Monday, December 1, 2014

Will The Damage Of Ferguson Be Permanent?

In the aftermath of the Michael Brown shooting and the grand jury decision not to indict police officer Darren Wilson for it, have race relations in the United States been permanently damaged? From all outward appearances it would seem so.

In my opinion, the Michael Brown shooting has been the most racially divisive incident in America since the Rodney King incident. People are divided, mostly (but not completely) along racial lines, about the shooting and about the grand jury decision. Those who see the shooting as either a racist incident (of which there is absolutely no evidence other than the victim being black and the police officer white) or an excessive use of force by a police officer completely disregard the evidence and facts that have been presented. Those who see only the criminal activity of Michael Brown and feel that he deserved to die ignore the human side of the incident - the fact that an 18 year old kid is now dead because of the poor choices he made. And of course there are the racists on the white side that believe Brown deserved to die simply because he was black.

Many black people see only the racial aspect of the case. Prominent black Americans from the President of the United States and the Attorney General, to black celebrities, to black activist leaders (which now includes the Attorney General), and now even pro football players are making this about race rather than fact. The now-well-known "hands up, don't shoot" mantra that has been the core of the protest in Ferguson has been proved by forensic evidence to be a complete fabrication. Indeed, Michael Brown was proved, by forensic evidence and eyewitness testimony, to have been "charging the officer like a football player," which explains why Officer Wilson shot him as well as explaining perfectly the injuries sustained by Brown.

Still, those who want to make this a racial issue refuse to accept the evidence because it doesn't fit their agenda. The protests aren't about Michael Brown but about anger, racial hatred and division. How can they be about Brown? Everything the protesters said about the incident turned out to be untrue. And burning down businesses doesn't exactly honor Michael Brown's memory.
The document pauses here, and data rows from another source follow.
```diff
@@ -113,7 +113,7 @@
     }
 }
 
-template <int H, bool X3, int CL, int NA, bool kMirror>
+template <int H, bool X3, int CL, int NA, bool kMirror, bool kTurns>
 __device__ __forceinline__ void eval_tc_body(const TcArgs &a) {
     using C = TcCfg<H, X3>;
     extern __shared__ __align__(1024) uint8_t smem_raw[];
@@ -292,6 +292,14 @@
         const int cwarp = warp - 4 * kProdWGs, cw = cwarp >> 2;
         const int r_in_tile = cw * 64 + (cwarp & 3) * 16 + (lane >> 2);
         const int cq = (lane & 3) * 2;
+        auto take_turn = [&] {
+            if (kTurns) {
+                named_bar_sync_sel<2, 3, 256>(cw);
+                DES_TRACE(TR_TURN);
+            }
+        };
+        auto pass_turn = [&] { if (kTurns) named_bar_arrive_sel<3, 2, 256>(cw); };
+        if (cw == 1) pass_turn();
         uint32_t q = 0;
         int i = 0;
         for (int64_t m = first; m < a.n_local; m += stride, ++i) {
@@ -311,6 +319,7 @@
                     DES_TRACE(TR_OTHER);
 #pragma unroll
                     for (int c = 0; c < C::NCH; ++c) {
+                        take_turn();
                         float d[32];
 #pragma unroll
                         for (int k = 0; k < 32; ++k) d[k] = 0.f;
@@ -325,6 +334,7 @@
                             }
                         }
                         wgmma_commit();
+                        pass_turn();
                         wgmma_wait<0>();
                         fence_regs(d);
                         DES_TRACE(TR_MMA);
@@ -351,6 +361,7 @@
                     const int st = (int)(q & 1u);
                     mbar_wait(bar(C::BAR_W2_FULL + st), (q >> 1) & 1u);
                     DES_TRACE(TR_WAIT);
+                    take_turn();
                     const uint32_t bbase = smem_u32(w2buf + st * C::CHUNK_BYTES);
                     float d[32];
 #pragma unroll
@@ -366,6 +377,7 @@
                         }
                     }
                     wgmma_commit();
+                    pass_turn();
                     wgmma_wait<0>();
                     fence_regs(d);
                     DES_TRACE(TR_MMA);
@@ -438,15 +450,23 @@
             mbar_arrive(bar(C::BAR_SMALL_EMPTY + (i & 1)));
             DES_TRACE(TR_OTHER);
         }
+        if (cw == 0) take_turn();
         DES_TRACE_PRINT("consumer", i);
     }
 }
 
+template <int H, bool X3>
+__host__ __device__ constexpr bool turns() { return X3 && H == 256; }
+
 template <int H, bool X3, int CL, int NA>
-__global__ void __launch_bounds__(kTcThreads, 1) eval_tc_kernel(TcArgs a) { eval_tc_body<H, X3, CL, NA, false>(a); }
+__global__ void __launch_bounds__(kTcThreads, 1) eval_tc_kernel(TcArgs a) {
+    eval_tc_body<H, X3, CL, NA, false, turns<H, X3>()>(a);
+}
 
 template <int H, bool X3, int CL, int NA>
-__global__ void __launch_bounds__(kTcThreads, 1) eval_tc_mirrored_kernel(TcArgs a) { eval_tc_body<H, X3, CL, NA, true>(a); }
+__global__ void __launch_bounds__(kTcThreads, 1) eval_tc_mirrored_kernel(TcArgs a) {
+    eval_tc_body<H, X3, CL, NA, true, turns<H, X3>()>(a);
+}
 
 template <int H, bool X3, int CL, int NA, bool kMirror>
 static int launch_tc(TcArgs &a, cudaStream_t st) {
diff --git a/distributedes_b200/csrc/des_tc.cuh b/distributedes_b200/csrc/des_tc.cuh
--- a/distributedes_b200/csrc/des_tc.cuh
+++ b/distributedes_b200/csrc/des_tc.cuh
@@ -36,6 +36,16 @@
 __device__ __forceinline__ void fence_proxy_async_cta() { asm volatile("fence.proxy.async.shared::cta;" ::: "memory"); }
 __device__ __forceinline__ void named_bar_sync(uint32_t id, uint32_t n) {
     asm volatile("bar.sync %0, %1;" ::"r"(id), "r"(n) : "memory");
+}
+template <uint32_t ID0, uint32_t ID1, uint32_t N>
+__device__ __forceinline__ void named_bar_sync_sel(uint32_t sel) {
+    asm volatile("{\n\t.reg .pred p;\n\tsetp.eq.u32 p, %0, 0;\n\t@p bar.sync %1, %3;\n\t@!p bar.sync %2, %3;\n\t}"
+                 ::"r"(sel), "n"(ID0), "n"(ID1), "n"(N) : "memory");
+}
+template <uint32_t ID0, uint32_t ID1, uint32_t N>
+__device__ __forceinline__ void named_bar_arrive_sel(uint32_t sel) {
+    asm volatile("{\n\t.reg .pred p;\n\tsetp.eq.u32 p, %0, 0;\n\t@p bar.arrive %1, %3;\n\t@!p bar.arrive %2, %3;\n\t}"
+                 ::"r"(sel), "n"(ID0), "n"(ID1), "n"(N) : "memory");
 }
 
 __device__ __forceinline__ void tma_load_2d(uint32_t dst, const void *map, int c0, int c1, uint32_t bar) {
```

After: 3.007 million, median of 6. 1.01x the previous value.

In a rather distasteful show of ignorance "solidarity with the protesters," five black players on the Saint Louis Rams yesterday came out of the locker room and paused with their hands up in honor of a man who would most likely have killed Darren Wilson if Wilson had not killed him first. Their display clearly shows either a lack of understanding of the facts (translated as ignorance) or a deliberate disregard for the facts in order to push a racist agenda, which is worse.
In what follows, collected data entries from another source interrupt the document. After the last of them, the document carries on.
template <class G, class PlaneFn>
__device__ __forceinline__ void run_search(Smem<G>& sm, const NetParams& np, const SearchParams& sp,
                                  const EngineArrays& E, int g, PlaneFn planes, const double* noise,
                                  uint64_t key, unsigned long long* ts = nullptr, double* noise_out = nullptr) {
  const TreeView TV = TreeViewOf<G>::make(E, g);
  if (tid_local() == 0) sm.t.ngrab = 0;
  build_mask<G>(sm.t, sp.pass_epsilon, [&](int a) { return planes(3, a); });
  float* pool = pool_of<G>(E, g);
  const size_t node_floats = (size_t)G::C * G::CS;
  if (sp.factored && shared_jobs<G>(sp))
    representation<G>(sm, np, planes, pool + (size_t)(E.S + 1) * node_floats, G::CS, pool, ts ? ts + 3 : nullptr,
                      [&](int k) { rep_shared<G>(sm, np, E, g, sp.net, k); return true; });
  else if (sp.factored)
    representation<G>(sm, np, planes, pool + (size_t)(E.S + 1) * node_floats, G::CS, pool, ts ? ts + 3 : nullptr);
  else
    representation<G>(sm, np, planes, pool, G::CS, pool + node_floats, ts ? ts + 3 : nullptr);
#ifdef MZGO_STAMPS
  if (ts) ts[0] = __builtin_amdgcn_s_memtime();
#endif
  if (noise) {
    if (wave_id() == 0) root_priors<G>(sm.t, TV, sp, noise, key, nullptr, noise_out);
  } else {
    static_assert(G::AP < G::WAVES, "a wave per 64 Gamma draws besides wave 0");
    draw_dirichlet<G>(sm.t, key, sp.dirichlet_alpha, &sm.t.ngrab);
    if (wave_id() == 0) root_priors<G>(sm.t, TV, sp, noise, key, &sm.t.ngrab, noise_out);
  }
  __syncthreads();
#ifdef MZGO_STAMPS
  if (ts) ts[1] = __builtin_amdgcn_s_memtime();
#endif
  if constexpr (G::TREE_CAP > 0) {
    if (sp.num_simulations + 2 <= G::TREE_CAP) {
      sim_loop<G, TreeAcc<G, true>>(sm, np, sp, E, g, TV, key);
      return;
    }
  }
  sim_loop<G, TreeAcc<G, false>>(sm, np, sp, E, g, TV, key);
}

template <class G>
__device__ __forceinline__ void search_outputs(const EngineArrays& E, int g, int* out_visits, double* out_value) {
  const TreeView T = TreeViewOf<G>::make(E, g);
  for (int a = tid_local(); a < G::A; a += G::THREADS) {
    const int c = T.child[a];
    if (out_visits) out_visits[(size_t)g * G::A + a] = c >= 0 ? T.visits[c] : 0;
  }
  if (tid_local() == 0 && out_value) out_value[g] = root_value(T);
}

template <class G>
__device__ __forceinline__ void settle_all_priors(Smem<G>& sm, const NetParams& np, const EngineArrays& E, int g,
                                                  int nodes, int variant) {
  if constexpr (decltype(sm.u.f)::BATCH && G::TREE_CAP > 0) {
    const TreeView TV = TreeViewOf<G>::make(E, g);
    const float* pool = pool_of<G>(E, g);
    const int wave = __builtin_amdgcn_readfirstlane(wave_id());
    const int lane = lane_id_local();
    auto& W = sm.u.f.wv[wave];
    static_assert(sizeof(W.xw) >= sizeof(float) * G::CELLS, "a wave's head rows hold one node's policy sums");
    const int lim = nodes < G::TREE_CAP ? nodes : G::TREE_CAP;
    if (wave == 0 && lane == 0) sm.t.lognode = -1;
    for (int p = wave; p < lim; p += G::WAVES) {
      if (sm.t.is_raw(p)) continue;
      for (int a0 = 0; a0 < G::A; a0 += 64) {
        const int a = a0 + lane;
        const int c = a < G::A ? TV.child[(size_t)p * G::A + a] : -1;
        for (uint64_t m = __ballot(c > 0 && c < lim && sm.t.is_raw(c)); m; m &= m - 1) {
          const int l = __builtin_ctzll(m);
          const int cc = __builtin_amdgcn_readlane(c, l), ca = a0 + l;
          policy_sums_wave<G>(W.xw, pool + (size_t)p * G::C * G::CS, np.etab + (size_t)ca * 9 * G::C, np.head_w);
          wave_lds_sync();
          float x[G::AP], q[G::AP];
          policy_logits<G>(W.xw, sm.t.hsc, x);
          child_prior_regs<G>(sm.t, x, q, variant, W.fb, W.db);
#pragma unroll
          for (int j = 0; j < G::AP; ++j)
            if (lane + 64 * j < G::A) {
              TV.prior[(size_t)cc * G::A + lane + 64 * j] = q[j];
              TV.child[(size_t)cc * G::A + lane + 64 * j] = -1;
            }
          wave_lds_sync();
        }
      }
    }
    __syncthreads();
    for (int i = tid_local(); i < (G::TREE_CAP + 31) / 32; i += G::THREADS) sm.t.rawp[i] = 0u;
  }
  __syncthreads();
}

template <int N, int C>
__global__ void __launch_bounds__((Geo<N, C>::THREADS)) __attribute__((amdgpu_waves_per_eu(Geo<N, C>::WPE, Geo<N, C>::WPE))) k_search(NetParams np_arg, SearchParams sp, EngineArrays E_arg,
                                                      const float* __restrict__ root_obs,
                                                      const double* __restrict__ noise, int game_base,
                                                      int move_index, int* out_visits, double* out_value) {
  typedef Geo<N, C> G;
  __shared__ Smem<G> sm;
  static_assert(sizeof(Smem<G>) <= 160 * 1024, "one workgroup per CU: the whole LDS at most");
  if constexpr (G::WINO) wino_raw_zero<G>(sm.raw);
  const EngineArrays E = launder_arrays(E_arg);
  const NetParams np = launder_params(np_arg);
  const int g = blockIdx.x;
  const float* o = root_obs + (size_t)g * 6 * G::CELLS;
  const uint64_t key = stream_key(sp.seed, (uint32_t)(game_base + g), (uint32_t)move_index);
  run_search<G>(sm, np, sp, E, g, [&](int c, int j) { return o[c * G::CELLS + j]; },
                noise ? noise + (size_t)g * G::A : nullptr, key);
  settle_all_priors<G>(sm, np, E, g, E.nodes[g], sp.variant);
  search_outputs<G>(E, g, out_visits, out_value);
}

template <class G>
__device__ __forceinline__ void board_reset_slot(const EngineArrays& E, int g) {
  for (int c = tid_local(); c < G::CELLS; c += G::THREADS) {
    E.stones[(size_t)g * G::CELLS + c] = 0;
    E.invd[(size_t)g * G::CELLS + c] = 0;
  }
  if (tid_local() < 4) E.meta[g * 4 + tid_local()] = 0;
  if (tid_local() == 0) { E.status[g] = 0; E.game_len[g] = 0; E.final_reward[g] = 0.0; }
}

template <int N, int C>
__global__ void __launch_bounds__((Geo<N, C>::THREADS)) __attribute__((amdgpu_waves_per_eu(Geo<N, C>::WPE, Geo<N, C>::WPE))) k_board_reset(EngineArrays E) {
  board_reset_slot<Geo<N, C>>(E, blockIdx.x);
}

template <int N, int C>
__global__ void __launch_bounds__((Geo<N, C>::THREADS)) __attribute__((amdgpu_waves_per_eu(Geo<N, C>::WPE, Geo<N, C>::WPE))) k_board_step(EngineArrays E, const int* __restrict__ actions,
                                                          int* status, double* winner, double komi) {
  typedef Geo<N, C> G;
  __shared__ Smem<G> sm;
  static_assert(sizeof(Smem<G>) <= 160 * 1024, "one workgroup per CU: the whole LDS at most");
  const int g = blockIdx.x;
  const int a = actions[g];
  if (a < 0) return;
  BoardMeta m;
  board_load<G>(sm.stone, sm.invd, E, g, m);
  BoardLds<G> b = board_lds<G>(sm);
  const int st = board_step<G>(b, m, a);
  __syncthreads();
  if (st == BOARD_OK) board_store<G>(sm.stone, sm.invd, E, g, m);
  double w = 0.0;
  if (st == BOARD_OK && m.done) w = board_winning<G>(b, komi);
  if (tid_local() == 0) {
    if (status) status[g] = st;
    if (winner) winner[g] = w;
  }
}

template <int N, int C>
__global__ void __launch_bounds__((Geo<N, C>::THREADS)) __attribute__((amdgpu_waves_per_eu(Geo<N, C>::WPE, Geo<N, C>::WPE))) k_board_planes(EngineArrays E, double* planes) {
  typedef Geo<N, C> G;
  const int g = blockIdx.x;
  const int* mm = E.meta + g * 4;
  double* p = planes + (size_t)g * 6 * G::CELLS;
  for (int j = tid_local(); j < G::CELLS; j += G::THREADS) {
    const int s = E.stones[(size_t)g * G::CELLS + j];
    p[j] = s == 1; p[G::CELLS + j] = s == 2; p[2 * G::CELLS + j] = mm[0];
    p[3 * G::CELLS + j] = E.invd[(size_t)g * G::CELLS + j];
    p[4 * G::CELLS + j] = mm[1]; p[5 * G::CELLS + j] = mm[2];
  }
}

template <class G, bool CAPS, class KeyId>
__device__ __forceinline__ bool selfplay_one_move(Smem<G>& sm, const NetParams& np_a_arg, const NetParams& np_b_arg,
                                                  const SearchParams& sp, const PlayParams& pp,
                                                  const EngineArrays& E_arg, int g, KeyId key_id, BoardMeta& m) {
#ifdef MZGO_STAMPS
  unsigned long long tm[8] = {0, 0, 0, 0, 0, 0, 0, 0};
  tm[0] = __builtin_amdgcn_s_memtime();
#else
  unsigned long long* tm = nullptr;
#endif
  const int mv = m.moves;
  const EngineArrays E = launder_arrays(E_arg);
  const NetParams np_a = launder_params(np_a_arg), np_b = launder_params(np_b_arg);
  const NetParams np = select_params(pp.arena && (((pp.game_base + g) + mv) & 1), np_b, np_a);
  const size_t rec = (size_t)g * E.max_moves + mv;
  const uint64_t key = move_key(sp, key_id(), mv);
  const int budget = move_budget<CAPS>(sp, key);
  record_observation<G>(E, rec, sm.stone, sm.invd, m, CAPS && budget != sp.num_simulations);
  const BoardMeta m0 = m;
  const double* noise = pp.noise ? pp.noise + ((size_t)g * E.max_moves + mv) * G::A : nullptr;
  double* noise_out = pp.noise_out ? pp.noise_out + ((size_t)g * E.max_moves + mv) * G::A : nullptr;
#ifdef MZGO_STAMPS
  tm[1] = __builtin_amdgcn_s_memtime();
#endif
  SearchParams spm = launder_search(sp);
  spm.net = (pp.arena && (((pp.game_base + g) + mv) & 1)) ? 1 : 0;
  if constexpr (CAPS) spm.num_simulations = budget;
  run_search<G>(sm, np, spm, E, g, [&](int c, int j) { return board_plane<G>(sm.stone, sm.invd, m0, c, j); },
                noise, key, tm ? tm + 2 : nullptr, noise_out);
#ifdef MZGO_STAMPS
  tm[4] = __builtin_amdgcn_s_memtime();
#endif

  const TreeView T = TreeViewOf<G>::make(E, g);
  if (wave_id() == 0) {
    const int a = choose_move_action<G>(sm.t, T, sp, pp, mv, key, E.rec_policy + rec * G::A);
    if (lane_id_local() == 0) {
      sm.bc[0] = a;
      E.rec_action[rec] = a;
      E.rec_value[rec] = root_value(T);
    }
  }
  __syncthreads();
  BoardLds<G> b = board_lds<G>(sm);
  double w;
  const int st = play_action<G>(E, g, b, m, sm.bc[0], pp.komi, w);
#ifdef MZGO_STAMPS
  if (tid_local() == 0 && E.stamps) {
    const unsigned long long t5 = __builtin_amdgcn_s_memtime();
    unsigned long long* sl = E.stamps + (size_t)blockIdx.x * kStampPhases;
    sl[83] += tm[1] - tm[0];
    sl[84] += tm[2] - tm[1];
    sl[85] += tm[3] - tm[2];
    sl[86] += tm[4] - tm[3];
    sl[87] += t5 - tm[4];
    sl[88] += tm[5] - tm[1];
    sl[89] += tm[6] - tm[5];
    sl[90] += tm[2] - tm[6];
  }
#endif
  return finish_move<G>(E, budget, g, rec, st, m, w);
}

template <int N, int C, bool CAPS = false>
__global__ void __launch_bounds__((Geo<N, C>::THREADS)) __attribute__((amdgpu_waves_per_eu(Geo<N, C>::WPE, Geo<N, C>::WPE))) k_selfplay_move(NetParams np_a_arg, NetParams np_b_arg,
                                                             SearchParams sp, PlayParams pp, EngineArrays E_arg) {
  typedef Geo<N, C> G;
  __shared__ Smem<G> sm;
  static_assert(sizeof(Smem<G>) <= 160 * 1024, "one workgroup per CU: the whole LDS at most");
  const int games = gridDim.x - sp.helpers;
  if ((int)blockIdx.x >= games) {
    if constexpr (Smem<G>::GLOBAL_Y && G::WINO) {
      wino_raw_zero<G>(sm.raw);
      int t = (blockIdx.x - games) % games;
      for (;;) {
        helper_loop<G>(sm, np_a_arg, np_b_arg, sp, E_arg, t);
        if (!sp.tail) break;
        t = join_running_game<G>(sm, E_arg, games, t);
        if (t < 0) break;
      }
    }
    return;
  }
  const int g = blockIdx.x;
  const EngineArrays& E = E_arg;
  if (tid_local() == 0) atomicAdd(&E_arg.counters[6], 1ull);
  auto release_helpers = [&]() {
    if ((sp.helpers > 0 || sp.tail) && tid_local() == 0) job_exit(job_of<G>(E_arg, g));
  };
  auto tail_phase = [&]() {
    if constexpr (Smem<G>::GLOBAL_Y && G::WINO) {
      if (sp.tail) {
        __syncthreads();
        for (int t = g; (t = join_running_game<G>(sm, E_arg, games, t)) >= 0;)
          helper_loop<G>(sm, np_a_arg, np_b_arg, sp, E_arg, t);
      }
    }
    if constexpr (TailConvs<G>::value)
      if (sp.tail) {
        __syncthreads();
#ifdef MZGO_STAMPS
        const unsigned long long th = __builtin_amdgcn_s_memtime();
#endif
        tail_help<G>(sm, np_a_arg, np_b_arg, E_arg, g, games);
#ifdef MZGO_STAMPS
        if (tid_local() == 0 && E_arg.stamps) E_arg.stamps[(size_t)blockIdx.x * kStampPhases + 47] +=
            __builtin_amdgcn_s_memtime() - th;
#endif
      }
  };
  if (E.status[g] != 0) { release_helpers(); tail_phase(); return; }
  if ((sp.helpers > 0 || sp.tail) && tid_local() == 0) job_mark_started(job_of<G>(E_arg, g));
  if constexpr (G::WINO) wino_raw_zero<G>(sm.raw);
  BoardMeta m;
  board_load<G>(sm.stone, sm.invd, E, g, m);
  for (int step = 0; step < pp.moves; ++step) {
    if (selfplay_one_move<G, CAPS>(sm, np_a_arg, np_b_arg, sp, pp, E_arg, g,
                             [&]() { return game_key_id(pp.game_base, g, pp.epoch); }, m))
      break;
    __syncthreads();
  }
  release_helpers();
  tail_phase();
}

template <class G>
struct BoardsGeo {
  static constexpr int THREADS = (G::CELLS + 63) / 64 * 64 < 512 ? (G::CELLS + 63) / 64 * 64 : 512;
};
template <class G>
struct BoardsTeam {
  static constexpr int SIZE = BoardsGeo<G>::THREADS;
  __device__ static int id() { return tid_local(); }
  __device__ static void sync() { __syncthreads(); }
  __device__ static bool any(int v) { return __syncthreads_or(v) != 0; }
  __device__ static bool leader() { return tid_local() == 0; }
};
template <class G>
struct BoardsSmem {
  TreeLds<G> t;
  int label[G::CELLS], libs[G::CELLS], gsize[G::CELLS];
  int8_t stone[G::CELLS];
  uint8_t invd[G::CELLS];
  int killed[4];
  int misc[8];
  int bc[8];
};

template <int N, int C, bool CAPS = false>
__global__ void __launch_bounds__((BoardsGeo<Geo<N, C>>::THREADS)) k_selfplay_boards(SearchParams sp, PlayParams pp,
                                                                                    EngineArrays E) {
  typedef Geo<N, C> G;
  typedef BoardsTeam<G> T;
  __shared__ BoardsSmem<G> sm;
  const int g = blockIdx.x;
  const int tid = tid_local();
  if (tid == 0) {
    atomicAdd(&E.counters[6], 1ull);
    E.mpq[2 * g + 1] = 0;
  }
  if (E.status[g] != 0) return;
  BoardMeta m;
  board_load<G, T>(sm.stone, sm.invd, E, g, m);
  BoardLds<G> b = make_board_lds<G>(sm.stone, sm.invd, sm.label, sm.libs, sm.gsize, sm.killed, sm.misc);
  const int mv_first = m.moves;
  int played = 0;
  const TreeView TV = TreeViewOf<G>::make(E, g);
  for (int step = 0; step < pp.moves; ++step) {
    const int mv = m.moves;
    const size_t rec = (size_t)g * E.max_moves + mv;
    const uint64_t key = move_key(sp, pp, g, mv);
    const int budget = move_budget<CAPS>(sp, key);
    record_observation<G, T>(E, rec, sm.stone, sm.invd, m, CAPS && budget != sp.num_simulations);
    ++played;
    build_mask<G, T>(sm.t, sp.pass_epsilon, [&](int a) { return sm.invd[a]; });
    if (wave_id() == 0) {
      const int a = choose_action<G>(sm.t, TV, sp.compat, move_temperature(pp, mv), key, E.rec_policy + rec * G::A);
      if (lane_id_local() == 0) {
        sm.bc[0] = a;
        E.rec_action[rec] = a;
      }
    }
    __syncthreads();
    double w;
    const int st = play_action<G, T>(E, g, b, m, sm.bc[0], pp.komi, w);
    if (finish_move<G, T>(E, budget, g, rec, st, m, w)) break;
    __syncthreads();
  }
  if (tid == 0) {
    E.mpq[2 * g] = mv_first;
    E.mpq[2 * g + 1] = played;
  }
}

template <int N, int C, bool CAPS = false>
__global__ void __launch_bounds__((Geo<N, C>::THREADS)) __attribute__((amdgpu_waves_per_eu(Geo<N, C>::WPE, Geo<N, C>::WPE))) k_search_queue(NetParams np_arg, SearchParams sp, PlayParams pp,
                                                            EngineArrays E_arg, int games) {
  typedef Geo<N, C> G;
  __shared__ Smem<G> sm;
  static_assert(sizeof(Smem<G>) <= 160 * 1024, "one workgroup per CU: the whole LDS at most");
  if constexpr (G::WINO) wino_raw_zero<G>(sm.raw);
  const int leaders = (int)gridDim.x - sp.helpers;
  if ((int)blockIdx.x >= leaders) {
    if constexpr (Smem<G>::GLOBAL_Y && G::WINO)
      helper_loop<G>(sm, np_arg, np_arg, sp, E_arg, ((int)blockIdx.x - leaders) % leaders);
    return;
  }
  const int slot = blockIdx.x;
  const int items = games * pp.moves;
  for (;;) {
    if (tid_local() == 0) sm.bc[0] = (int)atomicAdd((unsigned*)&E_arg.mpq[2 * games], 1u);
    __syncthreads();
    const int k = sm.bc[0];
    __syncthreads();
    if (k >= items) break;
    const int j = k / games, g = k % games;
    const int mv0 = __builtin_amdgcn_readfirstlane(E_arg.mpq[2 * g]);
    const int nmv = __builtin_amdgcn_readfirstlane(E_arg.mpq[2 * g + 1]);
    if (j >= nmv) continue;
    const int mv = mv0 + nmv - 1 - j;
    const EngineArrays E = launder_arrays(E_arg);
    const NetParams np = launder_params(np_arg);
    const size_t rec = (size_t)g * E.max_moves + mv;
    for (int c = tid_local(); c < G::CELLS; c += G::THREADS) {
      sm.stone[c] = E.rec_stones[rec * G::CELLS + c];
      sm.invd[c] = E.rec_invd[rec * G::CELLS + c];
    }
    const BoardMeta m0 = flags_unpack(E.rec_flags[rec], mv);
    __syncthreads();
    const uint64_t key = move_key(sp, pp, g, mv);
    const double* noise = pp.noise ? pp.noise + rec * G::A : nullptr;
    double* noise_out = pp.noise_out ? pp.noise_out + rec * G::A : nullptr;
    SearchParams spm = launder_search(sp);
    spm.net = 0;
    if constexpr (CAPS) spm.num_simulations = move_budget<CAPS>(sp, key);
    run_search<G>(sm, np, spm, E, slot, [&](int c, int jj) { return board_plane<G>(sm.stone, sm.invd, m0, c, jj); },
                  noise, key, nullptr, noise_out);
    if (tid_local() == 0) E.rec_value[rec] = root_value(TreeViewOf<G>::make(E, slot));
    __syncthreads();
  }
  if (sp.helpers > 0 && tid_local() == 0) job_exit(job_of<G>(E_arg, slot));
}

struct ReanalyseArgs {
  const int8_t* stones;
  const uint8_t* invd;
  const uint8_t* flags;
  const int* ids;
  const double* noise;
  int n;
  unsigned* head;
  int* visits;
  double* value;
  double* policy;
};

President Obama is meeting today with "young civil rights leaders to discuss the challenges posed by by mistrust between law enforcement and communities of color."

Several weeks ago he met with the protest organizers to encourage them to continue what they were doing. I wonder if the "young civil rights leaders" he's meeting with today are those very ones?

Eric Holder went to Ferguson to meet with the Brown family, the black police captain who was in charge of allowing the protests to go unchecked scaling down the police response to the protests, and to meet with protest organizers and with race baiters Jackson and Sharpton. I'm honestly surprised Holder and Obama haven't held a press conference and started it out by holding their hands up.

As the protests continue and spread to other cities across the nation, many people of all ethnicities are getting fed up. Blacks and whites alike are condemning the destruction of property and the violence as not only unjustified but only making things worse. Blacks are threatening violence against whites in record numbers. Louis Farrakhan has threatened that the Nation of Islam will tear the nation apart over this incident.

So can the damage be reversed? It seems not - at least not right away. In the black community there is so much anger and hatred over the Brown case and such animosity toward white/black relations in general that I fear it will take decades to subside. The majority of whites in this country want peaceful and constructive relationships with their black American brothers and sisters. They also want justice for all. But they want that justice to be meted out by truth and evidence rather than emotion. And sadly, it seems we have a long way to go before everyone in the country feels the same way.